Task description:
Would you reproduce, without any alteration, the lines from the opening line of the entries through the line that has "sizeof(Lz4Block) * s.lz4.blocks.size();" in it?

Collected data:
====================

@@ -244,14 +274,11 @@
     DCHK(d, hipMemcpyAsync((uint8_t*)s.d_bytes.p + part.dev, src, (size_t)part.len, hipMemcpyHostToDevice, st));
   }
   if (!L.extra.empty()) DCHK(d, hipMemcpyAsync((uint8_t*)s.d_bytes.p + L.n_raw, stage(L.extra.data(), L.extra.size()), L.extra.size(), hipMemcpyHostToDevice, st));
-  const size_t sec_bytes = sizeof(Section) * s.h_secs.size(), crc_bytes = sizeof(CrcSpan) * s.h_crc.size(), blk_bytes = sizeof(Lz4Block) * s.lz4.blocks.size();
-  DCHK(d, hipMemcpyAsync(s.d_sections.p, stage(s.h_secs.data(), sec_bytes), sec_bytes, hipMemcpyHostToDevice, st));
-  if (crc_bytes) DCHK(d, hipMemcpyAsync(s.crc_spans.p, stage(s.h_crc.data(), crc_bytes), crc_bytes, hipMemcpyHostToDevice, st));
-  if (blk_bytes) DCHK(d, hipMemcpyAsync(s.lz4_blocks.p, stage(s.lz4.blocks.data(), blk_bytes), blk_bytes, hipMemcpyHostToDevice, st));
-  const size_t sn_bytes = sizeof(Lz4Block) * s.snappy.blocks.size();
-  if (sn_bytes) DCHK(d, hipMemcpyAsync(s.sn_blocks.p, stage(s.snappy.blocks.data(), sn_bytes), sn_bytes, hipMemcpyHostToDevice, st));
-  const size_t floor_bytes = 8 * s.h_floors.size();
-  if (floor_bytes) DCHK(d, hipMemcpyAsync(s.d_floors.p, stage(s.h_floors.data(), floor_bytes), floor_bytes, hipMemcpyHostToDevice, st));
+  uint8_t* const image = (uint8_t*)s.pinned + staged;
+  const void* const table[TAB_COUNT] = {s.h_secs.data(), s.h_crc.data(), s.lz4.blocks.data(), s.snappy.blocks.data(), s.h_floors.data()};
+  for (int t = 0; t < TAB_COUNT; ++t)
+    if (s.tab.has(t)) std::memcpy(image + s.tab.off[t], table[t], s.tab.bytes[t]);
+  if (s.tab.total) DCHK(d, hipMemcpyAsync(s.tables.p, image, s.tab.total, hipMemcpyHostToDevice, st));
   return OK;
 }
 
@@ -298,26 +325,35 @@
   laps.lap("walk sections");
   const SlotNeeds needs = slot_needs(s, bytes, L);
   warm_idle_slots(d, s, needs);
-  rc = size_slot(d, s, needs);
-  if (rc == OK) rc = slot_scratch(d, s, L.n_rec);
+  bool grew = false;
+  rc = size_slot(d, s, needs, &grew);
+  if (rc == OK) rc = slot_scratch(d, s, L.n_rec, &grew);
+  if (rc == OK) rc = order_behind_sizing(d, s, grew);
   if (rc == OK) laps.lap("reserve");
-  if (rc == OK) rc = stage_and_copy(d, s, bytes, L);
+  s.tab = needs.tables;
+  const hipStream_t cs = copy_stream_of(d, s);
+  Lz4Work w{dbg_decode() / 10, (int32_t*)s.lz4_sizes.p, (int32_t*)s.lz4_nseq.p, (uint2*)s.lz4_seq.p, (int32_t*)s.lz4_cls.p, nullptr};
+  Lz4Work ws{0, (int32_t*)s.sn_sizes.p, (int32_t*)s.sn_nseq.p, (uint2*)s.sn_seq.p, (int32_t*)s.sn_cls.p, nullptr};
+  if (rc == OK) rc = copy_error_zero(d, s, cs);
+  if (rc == OK) rc = stage_and_copy(d, s, bytes, L, cs);
   if (rc != OK) return rc;
+  DCHK(d, zero_lz4_classes(s.lz4, w, cs));
+  DCHK(d, zero_lz4_classes(s.snappy, ws, cs));
+  rc = copies_done(d, s);
+  if (rc != OK) return rc;
+  laps.lap("copies");
   hipStream_t st = s.stream;
   const uint8_t* dby = (const uint8_t*)s.d_bytes.p;
-  Section* dsec = (Section*)s.d_sections.p;
+  Section* dsec = s.d_sections();
   ErrorCell* derr = (ErrorCell*)s.d_err.p;
-  if (!s.h_crc.empty()) DCHK(d, launch_crc(dby, (const CrcSpan*)s.crc_spans.p, (int32_t)s.h_crc.size(), derr, st));
-  laps.lap("copies");
-  Lz4Work w{dbg_decode() / 10, (int32_t*)s.lz4_sizes.p, (int32_t*)s.lz4_nseq.p, (uint2*)s.lz4_seq.p, (int32_t*)s.lz4_cls.p, nullptr};
-  DCHK(d, launch_lz4(s.lz4, dby, (uint8_t*)s.d_bytes.p + L.area_base(), (const Lz4Block*)s.lz4_blocks.p, w, dsec, derr, st));
+  if (!s.h_crc.empty()) DCHK(d, launch_crc(dby, s.d_crc_spans(), (int32_t)s.h_crc.size(), derr, st));
+  laps.lap("crc launch");
+  DCHK(d, launch_lz4(s.lz4, dby, (uint8_t*)s.d_bytes.p + L.area_base(), s.d_lz4_blocks(), w, dsec, derr, st));
   laps.lap("lz4 launches");
-  Lz4Work ws{0, (int32_t*)s.sn_sizes.p, (int32_t*)s.sn_nseq.p, (uint2*)s.sn_seq.p, (int32_t*)s.sn_cls.p, nullptr};
-  DCHK(d, launch_snappy(s.snappy, dby, (uint8_t*)s.d_bytes.p + L.area_base() + s.lz4.area, (const Lz4Block*)s.sn_blocks.p, ws, dsec, derr, st));
+  DCHK(d, launch_snappy(s.snappy, dby, (uint8_t*)s.d_bytes.p + L.area_base() + s.lz4.area, s.d_sn_blocks(), ws, dsec, derr, st));
   laps.lap("snappy launches");
   const JsonCtx jc = json_ctx(d, dbg_decode() % 10);
-  DCHK(d, launch_sections(dby, dsec, L.total_sections, L.max_recs, seed, jc, (RecMeta*)s.meta.p, (uint4*)s.ev_tmp.p, (uint32_t*)s.f64_list.p, derr,
-                          s.h_floors.empty() ? nullptr : (const int64_t*)s.d_floors.p, st));
+  DCHK(d, launch_sections(dby, dsec, L.total_sections, L.max_recs, seed, jc, (RecMeta*)s.meta.p, (uint4*)s.ev_tmp.p, (uint32_t*)s.f64_list.p, derr, s.d_floors(), st));
   laps.lap("section launches");
   s.n_rec = L.n_rec;
   s.seed = seed;
@@ -338,13 +374,17 @@
   hipStream_t st = s.stream;
   const size_t n_bytes = (size_t)(kb + vb), off_bytes = (size_t)(n + 1) * 8;
   const size_t stage = n_bytes + 2 * off_bytes + (offsets ? (size_t)n * 8 : 0) + 64;
-  DCHK(d, s.d_bytes.reserve(n_bytes + 16, false, st));
-  DCHK(d, s.rec_a.reserve(off_bytes, false, st));
-  DCHK(d, s.rec_b.reserve(off_bytes, false, st));
-  DCHK(d, s.rec_c.reserve((size_t)n * 8 + 8, false, st));
+  const hipStream_t cs = copy_stream_of(d, s);
   {
-    int32_t rc = slot_scratch(d, s, n);
+    bool grew = false;
+    int32_t rc = reserve_on_slot(d, s, s.d_bytes, n_bytes + 16, &grew);
+    if (rc == OK) rc = reserve_on_slot(d, s, s.rec_a, off_bytes, &grew);
+    if (rc == OK) rc = reserve_on_slot(d, s, s.rec_b, off_bytes, &grew);
+    if (rc == OK) rc = reserve_on_slot(d, s, s.rec_c, (size_t)n * 8 + 8, &grew);
+    if (rc == OK) rc = slot_scratch(d, s, n, &grew);
+    if (rc == OK) rc = order_behind_sizing(d, s, grew);
     if (rc == OK) rc = slot_pinned(d, s, stage);
+    if (rc == OK) rc = copy_error_zero(d, s, cs);
     if (rc != OK) return rc;
   }
   uint8_t* pin = (uint8_t*)s.pinned;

====================

Answer for this exercise:
@@ -244,14 +274,11 @@
     DCHK(d, hipMemcpyAsync((uint8_t*)s.d_bytes.p + part.dev, src, (size_t)part.len, hipMemcpyHostToDevice, st));
   }
   if (!L.extra.empty()) DCHK(d, hipMemcpyAsync((uint8_t*)s.d_bytes.p + L.n_raw, stage(L.extra.data(), L.extra.size()), L.extra.size(), hipMemcpyHostToDevice, st));
-  const size_t sec_bytes = sizeof(Section) * s.h_secs.size(), crc_bytes = sizeof(CrcSpan) * s.h_crc.size(), blk_bytes = sizeof(Lz4Block) * s.lz4.blocks.size();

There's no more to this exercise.